Tip: If the training does not converge, try some other random seeds. You should obtain a fair performance after a few tries. Due to the randomness, you are difficult to fully reproduce the same models, but the performance should be close.

Testing on KITTI car dataset

Use MATLAB to run run_SINet_2_branch.m in SINet/examples/kitti_car. It will generate the detection results in SINet/examples/kitti_car/detections. (In run_SINet_detection.m, let show = 1, we can show and save the detection results, but the speed is slower.)
We can get the quantitive results (average precision) in three levels: "easy", "moderate" and "hard" (same as the KITTI benchmark).
Without using cuDNN in testing, the running speed is higher.
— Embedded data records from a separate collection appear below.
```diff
+template <int WwJob::*END>
+__device__ __forceinline__ int ww_find(const WwJob *jobs, int n_jobs, int blk, int *first) {
+    if (n_jobs > 64) {
+        const int j = find_job<WwJob, END>(jobs, n_jobs, blk);
+        *first = j == 0 ? 0 : jobs[j - 1].*END;
+        return j;
+    }
+    const int lane = (int)threadIdx.x & 63;
+    const int end = lane < n_jobs ? jobs[lane].*END : 0x7fffffff;
+    const int j = __builtin_amdgcn_readfirstlane(__popcll(__ballot(end <= blk)));
+    *first = __builtin_amdgcn_readfirstlane(__shfl(end, j > 0 ? j - 1 : 0, 64));
+    if (j == 0) *first = 0;
+    return j;
 }
 
 __global__ __launch_bounds__(1024) void wgrad_wide(const WwJob *__restrict__ jobs, int n_jobs) {
     __shared__ __attribute__((aligned(16))) unsigned char smem[WW_SMEM];
-    const int j = find_job<WwJob, &WwJob::wg_end>(jobs, n_jobs, (int)blockIdx.x);
+    int first;
+    const int j = ww_find<&WwJob::wg_end>(jobs, n_jobs, (int)blockIdx.x, &first);
     const WwJob d = jobs[j];
-    const int local = (int)blockIdx.x - (j == 0 ? 0 : jobs[j - 1].wg_end);
+    const int local = (int)blockIdx.x - first;
 #define WW_CASE(A, B) if (d.ta == A && d.tb_ == B) { ww_body<A, B>(d, local, smem); return; }
     WW_SHAPES(WW_CASE)
 #undef WW_CASE
 }
 
 __global__ __launch_bounds__(256) void wgrad_wide_reduce(const WwJob *__restrict__ jobs, int n_jobs) {
-    const int j = find_job<WwJob, &WwJob::red_end>(jobs, n_jobs, (int)blockIdx.x);
+    int first;
+    const int j = ww_find<&WwJob::red_end>(jobs, n_jobs, (int)blockIdx.x, &first);
     const WwJob d = jobs[j];
     const int CIS = 16 * d.ta, COS = 16 * d.tb_, SLICE = TB_K * CIS * COS;
-    wgrad_fold((int)blockIdx.x - (j == 0 ? 0 : jobs[j - 1].red_end), d.P, (long long)TB_K * d.ca * d.cb / 4, SLICE / 4,
+    wgrad_fold((int)blockIdx.x - first, d.P, (long long)TB_K * d.ca * d.cb / 4, SLICE / 4,
                reinterpret_cast<float4 *>(d.dw), d.accumulate, [&](long long q) {
-        const long long e = 4 * q;
-        const int co = (int)(e % d.cb), ci = (int)((e / d.cb) % d.ca), o = (int)(e / ((long long)d.ca * d.cb));
-        const int slice = (ci / CIS) * d.n_sb + co / COS;
-        return reinterpret_cast<const float4 *>(d.part + ((size_t)slice * d.P) * SLICE + ((size_t)o * CIS + ci % CIS) * COS + co % COS);
+        const unsigned e = 4u * (unsigned)q, row = e / (unsigned)d.cb;
+        const int co = (int)(e - row * (unsigned)d.cb), o = (int)(row / (unsigned)d.ca), ci = (int)(row - (unsigned)o * (unsigned)d.ca);
+        const int sa = ci / CIS, sb = co / COS;
+        const int slice = sa * d.n_sb + sb;
+        return reinterpret_cast<const float4 *>(d.part + ((size_t)slice * d.P) * SLICE + ((size_t)o * CIS + (ci - sa * CIS)) * COS + (co - sb * COS));
     });
 }
 
diff --git a/doda_amd/csrc/wgrad_common.hpp b/doda_amd/csrc/wgrad_common.hpp
--- a/doda_amd/csrc/wgrad_common.hpp
+++ b/doda_amd/csrc/wgrad_common.hpp
@@ -37,9 +37,14 @@
     float4 s = make_float4(0.f, 0.f, 0.f, 0.f);
     if (q < n_quad) {
         const float4 *p = src(q);
-        for (int r = rl; r < R; r += RL) {
-            const float4 v = p[(long long)r * stride];
-            s.x += v.x; s.y += v.y; s.z += v.z; s.w += v.w;
+        for (int r = rl; r < R; r += 4 * RL) {
+            float4 v[4];
+#pragma unroll
+            for (int k = 0; k < 4; ++k)
+                if (r + k * RL < R) v[k] = p[(long long)(r + k * RL) * stride];
+#pragma unroll
+            for (int k = 0; k < 4; ++k)
+                if (r + k * RL < R) { s.x += v[k].x; s.y += v[k].y; s.z += v[k].z; s.w += v[k].w; }
         }
     }
     part[rl * EL + el] = s;
```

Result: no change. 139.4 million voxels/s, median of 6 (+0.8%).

Training on other datasets

Enter the SINet/data/kitti/ and modify the code mscnn_kitti_car_window_file.m to generate the txt files for your datasets.
Modify the parameters and the pathes of input images in trainval_1st.prototxt and trainval_2nd.prototxt.
Others are the same as before.

Testing on other datasets

Modify the run_SINet_2_branch.m, which generates the detection results in one txt file.
Use the evaluation functions provided by KITTI or other benchmarks to calculate the quantitative results (in SINet/examples/lsvh_result, we use the VOC2011 evaluation code to calculate the mAP in our LSVH dataset.